Extracted data entries:
# astomodynamics/cddp-cpp

Measured on AMD Instinct MI355X. Metric: trajectories_per_sec, higher is better.
Workload: dtype f64

## Files before the change

cddp-cpp_amd/csrc/capi.hip:

```cpp
#include <algorithm>
#include <chrono>
#include <cmath>
#include <cstdarg>
#include <cstdio>
#include <cstdlib>
#include <cstring>
#include <string>
#include <vector>
#include <map>

#include "launch.hpp"
#include "plant.hpp"
#include "io_kernels.hpp"

static int ladder_strictly_decreasing(const double *a, int n) {
  for (int i = 1; i < n; ++i) if (!(a[i] < a[i - 1])) return 0;
  return n > 0 ? 1 : 0;
}

using namespace cddp_dev;

namespace cddp_dev {
static __global__ void k_gather_records(DevBuf d, cddp_hip_gather_record *out) {
  const int b = blockIdx.x * blockDim.x + threadIdx.x;
// ... 79 lines not shown
  for (int i = 0; i < nu; ++i) Ulog[((size_t)b * steps + k) * nu + i] = Uc[(((size_t)0 * NB + tile) * nu + i) * 64 + lane];
  for (int i = 0; i < nx; ++i) Xlog[((size_t)b * (steps + 1) + k + 1) * nx + i] = Xc[(((size_t)1 * NB + tile) * nx + i) * 64 + lane];
  itlog[(size_t)b * steps + k] = d.iter[b]; stlog[(size_t)b * steps + k] = d.status[b];
}

static __global__ void k_mark_cpu_time(DevBuf d) {
  const int b = blockIdx.x * blockDim.x + threadIdx.x;
  if (b >= d.B || d.phase[b] == PH_DONE) return;
  d.iter[b] += 1; d.status[b] = CDDP_HIP_STATUS_MAX_CPU_TIME; d.phase[b] = PH_DONE;
}

}

int cddp_host_model_eval(int model, int integrator, double dt, const double *params, int nx, int nu, const double *x, const double *u, double *x_next,
                         double *fx, double *fu, double *fxx, double *fuu, double *fux, std::string &err);
int cddp_host_model_params(int model, int nx, int nu, const double *in, double *out, std::string &err);

namespace {

thread_local std::string g_err;
int fail(int code, const char *fmt, ...) {
  char buf[1024];
  va_list ap; va_start(ap, fmt); vsnprintf(buf, sizeof(buf), fmt, ap); va_end(ap);
  g_err = buf;
  return code;
}
}
extern "C" int cddp_hip_internal_set_error(int code, const char *msg) { g_err = msg ? msg : ""; return code; }
extern "C" int cddp_hip_internal_allgather(const void *send, void *recv, size_t bytes_per_rank, void *comm, void *stream);
namespace {
#define HIPCHK(expr)                                                                          \
  do { hipError_t e_ = (expr); if (e_ != hipSuccess)                                           \
      return fail(-10, "%s failed: %s (%s:%d)", #expr, hipGetErrorString(e_), __FILE__, __LINE__); } while (0)

const std::vector<KernelSet> &registry() {
  static std::vector<KernelSet> v = [] {
    std::vector<KernelSet> r;
    register_pendulum(r); register_cartpole(r); register_unicycle(r); register_lti(r);
    register_quadrotor(r); register_quad12(r); register_manipulator(r); register_manip7(r); register_terminal(r); register_statebox(r);
    register_vehicles(r); register_spacecraft(r); register_plants_small(r); register_plants_nx10(r);
    return r;
  }();
  return v;
}

}

struct CuSpec { int lo[3] = {-1, -1, -1}, hi[3] = {-1, -1, -1}; unsigned xcd[3] = {0, 0, 0}; };
struct CuPlan {
  hipStream_t fwd = nullptr, sweep = nullptr;
  hipEvent_t ev[6] = {nullptr, nullptr, nullptr, nullptr, nullptr, nullptr};
  SweepHop hop{nullptr, nullptr, nullptr};
};

struct Inner {
  ProblemDev P;
  DevBuf d;
  const KernelSet *ks = nullptr;
  const Knobs *knob = nullptr;
  Route route;
  int device = 0;
  hipStream_t stream = nullptr;
  bool own_stream = false;
  CuPlan cu;
  std::vector<void *> allocs;
  ProblemDev *dP = nullptr;
  double *d_xref_traj = nullptr;
  unsigned long long *d_launched = nullptr;
  double *d_Xinit = nullptr, *d_Uinit = nullptr;
  bool have_initial = false;
  bool initialized = false;
  bool has_state = false;
  bool initial_dirty = false;
  bool ms_cache_started = false;
  size_t bytes = 0;
  int timing_detail = CDDP_HIP_TIMING_ROLLOUT;
  std::vector<hipEvent_t> ev_pool;
  hipEvent_t ev_begin = nullptr, ev_end = nullptr, ev_poll = nullptr, ev_poll2 = nullptr;
  double *d_head = nullptr, *h_head = nullptr; size_t head_cap = 0;
  int *h_poll = nullptr;
  std::map<unsigned long long, hipGraphExec_t> graphs;
  bool shadow_bufs = false;
  int cs_epoch = 0;
  int n_redo = 0;
  bool last_shadow = false;
  bool ever_solved = false;
  int *h_bad = nullptr;
  bool has_plan = false;
  double *d_xnext = nullptr;
  double *d_log_u = nullptr, *d_log_x = nullptr; int32_t *d_log_it = nullptr, *d_log_st = nullptr; int log_steps = 0;
};

namespace {

template <class T>
int dalloc(Inner *h, T **p, size_t n) {
  if (n == 0) n = 1;
  void *q = nullptr;
  HIPCHK(hipMalloc(&q, n * sizeof(T)));
  HIPCHK(hipMemsetAsync(q, 0, n * sizeof(T), h->stream));
  h->allocs.push_back(q);
  h->bytes += n * sizeof(T);
  *p = (T *)q;
  return 0;
}

int pool_put(ProblemDev &P, int &top, const double *src, int n) {
  if (top + n > kPool) return -1;
  int off = top;
  for (int i = 0; i < n; ++i) P.pool[off + i] = src[i];
  top += n;
  return off;
}

bool model_has_hessians(int model) {
  return model == CDDP_HIP_MODEL_PENDULUM || model == CDDP_HIP_MODEL_CARTPOLE || model == CDDP_HIP_MODEL_UNICYCLE || model == CDDP_HIP_MODEL_LTI ||
         model == CDDP_HIP_MODEL_BICYCLE || model == CDDP_HIP_MODEL_CAR || model == CDDP_HIP_MODEL_MANIPULATOR || model == CDDP_HIP_MODEL_HCW ||
         model == CDDP_HIP_MODEL_QUADROTOR || model == CDDP_HIP_MODEL_QUADROTOR_EULER12 || model == CDDP_HIP_MODEL_MANIPULATOR7 ||
         model == CDDP_HIP_MODEL_EULER_ATTITUDE || model == CDDP_HIP_MODEL_QUATERNION_ATTITUDE || model == CDDP_HIP_MODEL_MRP_ATTITUDE ||
         model == CDDP_HIP_MODEL_SPACECRAFT_LANDING2D ||
         model == CDDP_HIP_MODEL_DUBINS_CAR || model == CDDP_HIP_MODEL_DREYFUS_ROCKET || model == CDDP_HIP_MODEL_ACROBOT || model == CDDP_HIP_MODEL_USV_3DOF ||
         model == CDDP_HIP_MODEL_FORKLIFT || model == CDDP_HIP_MODEL_SPACECRAFT_LINEAR_FUEL || model == CDDP_HIP_MODEL_QUADROTOR_RATE;
}

int fail_no_hessians(int model) {
  if (model == CDDP_HIP_MODEL_SPACECRAFT_NONLINEAR) return fail(-3, "use_ilqr=false: %s", SpacecraftNonlinearModel::kNoHessMsg);
  if (model == CDDP_HIP_MODEL_SPACECRAFT_TWOBODY) return fail(-3, "use_ilqr=false: %s", SpacecraftTwobodyModel::kNoHessMsg);
  return fail(-3, "use_ilqr=false needs the plant's Hessian tensors, which model id %d does not have", model);
}

int flatten(const cddp_hip_problem *p, ProblemDev &P) {
  std::memset(&P, 0, sizeof(P));
  if (p->abi_version != CDDP_HIP_ABI_VERSION) return fail(-2, "ABI version mismatch: got %d want %d", p->abi_version, CDDP_HIP_ABI_VERSION);
  if (p->nx <= 0 || p->nu <= 0 || p->horizon <= 0 || !(p->dt > 0)) return fail(-2, "bad dimensions nx=%d nu=%d N=%d dt=%g", p->nx, p->nu, p->horizon, p->dt);
  if (!p->Q || !p->R || !p->Qf || !p->x_ref) return fail(-2, "objective matrices (Q, R, Qf, x_ref) must be set before solving");
  if (p->solver != CDDP_HIP_SOLVER_CLDDP && p->solver != CDDP_HIP_SOLVER_IPDDP && p->solver != CDDP_HIP_SOLVER_LOGDDP && p->solver != CDDP_HIP_SOLVER_MSIPDDP)
    return fail(-2, "UnknownSolver - No solver registered for id %d", p->solver);
  if (p->solver == CDDP_HIP_SOLVER_MSIPDDP && p->n_constraints > 0 && !(p->nu == 1 || p->nx == p->nu))
    return fail(-3, "MSIPDDP with path constraints is only defined for nu = 1 or nx = nu: the reference adds an (nx x nu) product to its (nu x nx) block Q_ux (msipddp_solver.cpp:1398)");
  if (p->solver == CDDP_HIP_SOLVER_LOGDDP && !(p->options.logddp_relaxed_delta > 0.0))
    return fail(-2, "Relaxation delta must be positive.");
  if (!(p->options.reg_update_factor > 1.0) || !(p->options.reg_max_value > 0.0))
    return fail(-2, "regularization.update_factor must be > 1 and max_value > 0 (got %g, %g)", p->options.reg_update_factor, p->options.reg_max_value);
  if (!p->options.use_ilqr && !model_has_hessians(p->model)) return fail_no_hessians(p->model);
  P.solver = p->solver; P.model = p->model; P.integrator = p->integrator;
  P.nx = p->nx; P.nu = p->nu; P.N = p->horizon; P.dt = p->dt; P.opt = p->options;
  P.ls_rule = p->options.enable_parallel ? CDDP_HIP_LS_BEST_MERIT : CDDP_HIP_LS_FIRST_SUCCESS;
  {
    std::string err;
    if (cddp_host_model_params(p->model, p->nx, p->nu, p->model_params, P.mp, err)) return fail(-2, "%s", err.c_str());
  }
  if (p->model == CDDP_HIP_MODEL_CAR) P.mp[1] = p->dt;
  if (p->model == CDDP_HIP_MODEL_FORKLIFT) P.mp[3] = p->dt;
  if (p->model == CDDP_HIP_MODEL_LTI) {
    if (!p->lti_A || !p->lti_B) return fail(-2, "LTI model needs lti_A and lti_B");
    if (p->nx * p->nx + p->nx * p->nu + 1 > 32) return fail(-3, "LTI dims too large for the device parameter block");
    for (int i = 0; i < p->nx * p->nx; ++i) P.mp[i] = p->lti_A[i];
    for (int i = 0; i < p->nx * p->nu; ++i) P.mp[p->nx * p->nx + i] = p->lti_B[i];
    P.mp[p->nx * p->nx + p->nx * p->nu] = p->dt;
  }
  int top = 0;
  {
    std::vector<double> q((size_t)p->nx * p->nx), r((size_t)p->nu * p->nu);
    for (size_t i = 0; i < q.size(); ++i) q[i] = p->Q[i] * p->dt;
    for (size_t i = 0; i < r.size(); ++i) r[i] = p->R[i] * p->dt;
    P.off_Qdt = pool_put(P, top, q.data(), (int)q.size());
// ... 288 lines not shown
  }
  h->device = device;
  hipError_t e = hipSetDevice(device);
  if (e != hipSuccess) { delete h; return fail(-10, "hipSetDevice: %s", hipGetErrorString(e)); }
  e = make_stream(&h->stream, device, cu ? cu->lo[0] : -1, cu ? cu->hi[0] : -1, cu ? cu->xcd[0] : 0);
  if (e != hipSuccess) { delete h; return fail(-10, "hipStreamCreate: %s", hipGetErrorString(e)); }
  h->own_stream = true;
  if (cu && (cu->lo[1] >= 0 || cu->lo[2] >= 0)) {
    if (cu->lo[1] >= 0) e = make_stream(&h->cu.fwd, device, cu->lo[1], cu->hi[1], cu->xcd[1]);
    if (e == hipSuccess && cu->lo[2] >= 0) e = make_stream(&h->cu.sweep, device, cu->lo[2], cu->hi[2], cu->xcd[2]);
    for (int k = 0; k < 6 && e == hipSuccess; ++k) e = hipEventCreateWithFlags(&h->cu.ev[k], hipEventDisableTiming);
    if (e != hipSuccess) { const int rc_ = fail(-10, "CU-masked stream: %s", hipGetErrorString(e)); in_destroy(h); return rc_; }
    h->cu.hop = SweepHop{h->cu.sweep, h->cu.ev[4], h->cu.ev[5]};
  }

  const ProblemDev &P = h->P;
  DevBuf &d = h->d;
  std::memset(&d, 0, sizeof(d));
  const int B = batch, Bp = (batch + 63) / 64 * 64, N = P.N, nx = P.nx, nu = P.nu, m = P.m;
  d.B = B; d.Bp = Bp; d.NB = Bp / 64; d.N = N; d.n_alphas = P.n_alphas; d.n_slots = P.n_alphas + 1;
  d.ladder_sorted = ladder_strictly_decreasing(P.alphas, P.n_alphas);
  d.ddp = P.opt.use_ilqr ? 0 : 1;
  d.fail_costate_mask = knob.fail_costate;
  d.xcd_map = knob.xcd_map ? 1 : 0;
  d.hist_batch = P.opt.return_iteration_info ? std::min(B, 64) : 0;
  d.hist_cap = std::max(P.opt.max_iterations, 0) + 1;
  d.planeX = (size_t)(N + 1) * nx * Bp; d.planeU = (size_t)N * nu * Bp; d.planeM = (size_t)N * (m > 0 ? m : 0) * Bp;
  const bool ip = (P.solver == CDDP_HIP_SOLVER_IPDDP);
  d.lg = (P.solver == CDDP_HIP_SOLVER_LOGDDP) ? 1 : 0;
  const bool ms = (P.solver == CDDP_HIP_SOLVER_MSIPDDP);
  d.ms = ms ? 1 : 0;
  d.filt_cap = ms ? std::max(P.opt.max_iterations, 0) + 2 : kFilterCap;
#define DA(ptr, n) do { int rc_ = dalloc(h, &(ptr), (size_t)(n)); if (rc_) { in_destroy(h); return rc_; } } while (0)
  DA(d.X, d.planeX * d.n_slots); DA(d.U, d.planeU * d.n_slots);
  if (ip) { DA(d.S, d.planeM * d.n_slots); DA(d.Y, d.planeM * d.n_slots); DA(d.G, d.planeM * d.n_slots); DA(d.Lam, d.planeX * d.n_slots); }
  if (ms) {
    if (m > 0) { DA(d.S, d.planeM * d.n_slots); DA(d.Y, d.planeM * d.n_slots); DA(d.G, d.planeM * d.n_slots);
                 DA(d.ks, (size_t)N * m * Bp); DA(d.ky, (size_t)N * m * Bp); DA(d.Ks, (size_t)N * m * nx * Bp); DA(d.Ky, (size_t)N * m * nx * Bp); }
    DA(d.Lam, d.planeX * d.n_slots); DA(d.F, d.planeX * d.n_slots);
    DA(d.kl, (size_t)N * nx * Bp);
    if (m == 0) DA(d.fac, (size_t)N * (nu * nu + nu + 1) * Bp);
    if (m > 0) { DA(d.ms_res, (size_t)3 * Bp); DA(d.ev, (size_t)d.n_slots * N * P.n_cons * Bp); }
    if (m > 0 && h->ks->ms_cst_size > 0) DA(d.cst, (size_t)N * h->ks->ms_cst_size * Bp);
  }
  DA(d.A, (size_t)N * nx * nx * Bp); DA(d.Bm, (size_t)N * nx * nu * Bp);
  DA(d.K, (size_t)N * nu * nx * Bp); DA(d.k, (size_t)N * nu * Bp);
  if (ip && nx > 8) DA(d.Kt, (size_t)N * (nu * nx + nu) * Bp);
  DA(d.Vx, (size_t)(N + 1) * nx * Bp); DA(d.Vxx, (size_t)(N + 1) * nx * nx * Bp);
  if (ip && h->ks->cst_size > 0) { DA(d.cst, (size_t)N * h->ks->cst_size * Bp); DA(d.dX, (size_t)N * nx * Bp); DA(d.ys, (size_t)N * (m > 0 ? m : 1) * Bp); }
  if (ip && m > 0) { DA(d.ks, (size_t)N * m * Bp); DA(d.ky, (size_t)N * m * Bp); DA(d.Ks, (size_t)N * m * nx * Bp); DA(d.Ky, (size_t)N * m * nx * Bp); }
  double **scal[] = {&d.cost, &d.merit, &d.inf_pr, &d.inf_du, &d.inf_comp, &d.step_norm, &d.alpha_pr, &d.alpha_du, &d.reg, &d.mu,
                     &d.dV0, &d.dV1, &d.phi, &d.theta, &d.filter_theta, &d.apr_max, &d.adu_max};
  for (double **sp : scal) DA(*sp, Bp);
  DA(d.filt, (size_t)2 * d.filt_cap * Bp);
  int **iscal[] = {&d.filt_n, &d.iter, &d.status, &d.phase, &d.cur, &d.n_bwd, &d.n_fwd, &d.bwd_ok};
  for (int **sp : iscal) DA(*sp, Bp);
  double **tr[] = {&d.t_cost, &d.t_merit, &d.t_theta, &d.t_inf_pr, &d.t_inf_comp, &d.t_apr, &d.t_adu, &d.t_ysmin, &d.t_ysmax};
  for (double **sp : tr) DA(*sp, (size_t)d.n_alphas * Bp);
  DA(d.sink, kSinkDoubles);
  DA(d.t_success, (size_t)d.n_alphas * Bp);
  DA(d.t_steps, (size_t)d.n_alphas * Bp); DA(d.n_fwd_steps, Bp); DA(d.cand, Bp);
  if (ip && P.n_cons > 0) DA(d.ev, (size_t)d.n_alphas * N * 2 * P.n_cons * Bp);
  if (d.lg && P.n_cons > 0) DA(d.ev, (size_t)d.n_slots * N * P.n_cons * Bp);
  DA(d.hist, (size_t)std::max(1, d.hist_batch) * d.hist_cap * kHistCols);
  DA(d.hist_n, std::max(1, d.hist_batch));
  if (ip && P.n_term > 0) {
    DA(d.ST, (size_t)8 * Bp); DA(d.YT, (size_t)8 * Bp); DA(d.GT, (size_t)8 * Bp); DA(d.dST, (size_t)8 * Bp); DA(d.dYT, (size_t)8 * Bp);
    DA(d.LamT, (size_t)16 * Bp); DA(d.dLamT, (size_t)16 * Bp);
    DA(d.STt, (size_t)d.n_alphas * 8 * Bp); DA(d.YTt, (size_t)d.n_alphas * 8 * Bp); DA(d.GTt, (size_t)d.n_alphas * 8 * Bp);
    DA(d.LamTt, (size_t)d.n_alphas * 16 * Bp);
    if (P.pT > 0) {
      const bool te_coop = h->ks->te_rec_size > 0 && P.mT == 0 && P.pT + 1 <= h->ks->te_group && P.pT <= P.nx;
      const size_t nv = te_coop ? 16 : (size_t)(P.pT + 1);
      DA(d.te_k, nv * N * nu * Bp); DA(d.te_p, nv * (N + 1) * nx * Bp);
      if (te_coop) {
        DA(d.te_cst, (size_t)N * h->ks->te_rec_size * Bp); DA(d.te_cnt, Bp);
        if (!d.dX) DA(d.dX, (size_t)N * nx * Bp);
        if (!d.ys) DA(d.ys, (size_t)N * (m > 0 ? m : 1) * Bp);
      }
    }
  }
  DA(d.n_active, 1);
  DA(d.win_hist, CDDP_HIP_MAX_ALPHAS + 1);
  DA(h->d_launched, 1);
  DA(h->dP, 1);
  DA(h->d_Xinit, d.planeX); DA(h->d_Uinit, d.planeU);
  if (problem->x_ref_traj) {
    DA(h->d_xref_traj, (size_t)(N + 1) * nx);
    hipMemcpyAsync(h->d_xref_traj, problem->x_ref_traj, sizeof(double) * (N + 1) * nx, hipMemcpyHostToDevice, h->stream);
    d.xref_traj = h->d_xref_traj;
  }
#undef DA
  hipMemcpyAsync(h->dP, &h->P, sizeof(ProblemDev), hipMemcpyHostToDevice, h->stream);
  d.P = h->dP;
  d.launched = h->d_launched;
  resolve_route(h);
  if (shadow_layout(h) && knob.costate != Knobs::kCostateSync && !knob.fail_costate && !knob.graph) {
#define DA(ptr, n) do { int rc_ = dalloc(h, &(ptr), (size_t)(n)); if (rc_) { in_destroy(h); return rc_; } } while (0)
    DA(d.Vx2, (size_t)(N + 1) * nx * Bp); DA(d.Vxx2, (size_t)(N + 1) * nx * nx * Bp);
    DA(d.cs_stampv, Bp); DA(d.cs_old, Bp); DA(d.cs_new, Bp); DA(d.cs_apr, Bp); DA(d.cs_vbuf, Bp); DA(d.cs_bad, 1);
#undef DA
    if (hipHostMalloc((void **)&h->h_bad, sizeof(int)) != hipSuccess) { const int rc_ = fail(-10, "hipHostMalloc failed"); in_destroy(h); return rc_; }
    *h->h_bad = 0;
    h->shadow_bufs = true;
  }
  e = hipStreamSynchronize(h->stream);
  if (e != hipSuccess) { const int rc_ = fail(-10, "device initialisation failed: %s", hipGetErrorString(e)); in_destroy(h); return rc_; }
  *out = h;
  return 0;
}
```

Exercise aim: Scan the records for the string "before". Copy each line in which it appears.

Written answer:
## Files before the change
  if (!p->Q || !p->R || !p->Qf || !p->x_ref) return fail(-2, "objective matrices (Q, R, Qf, x_ref) must be set before solving");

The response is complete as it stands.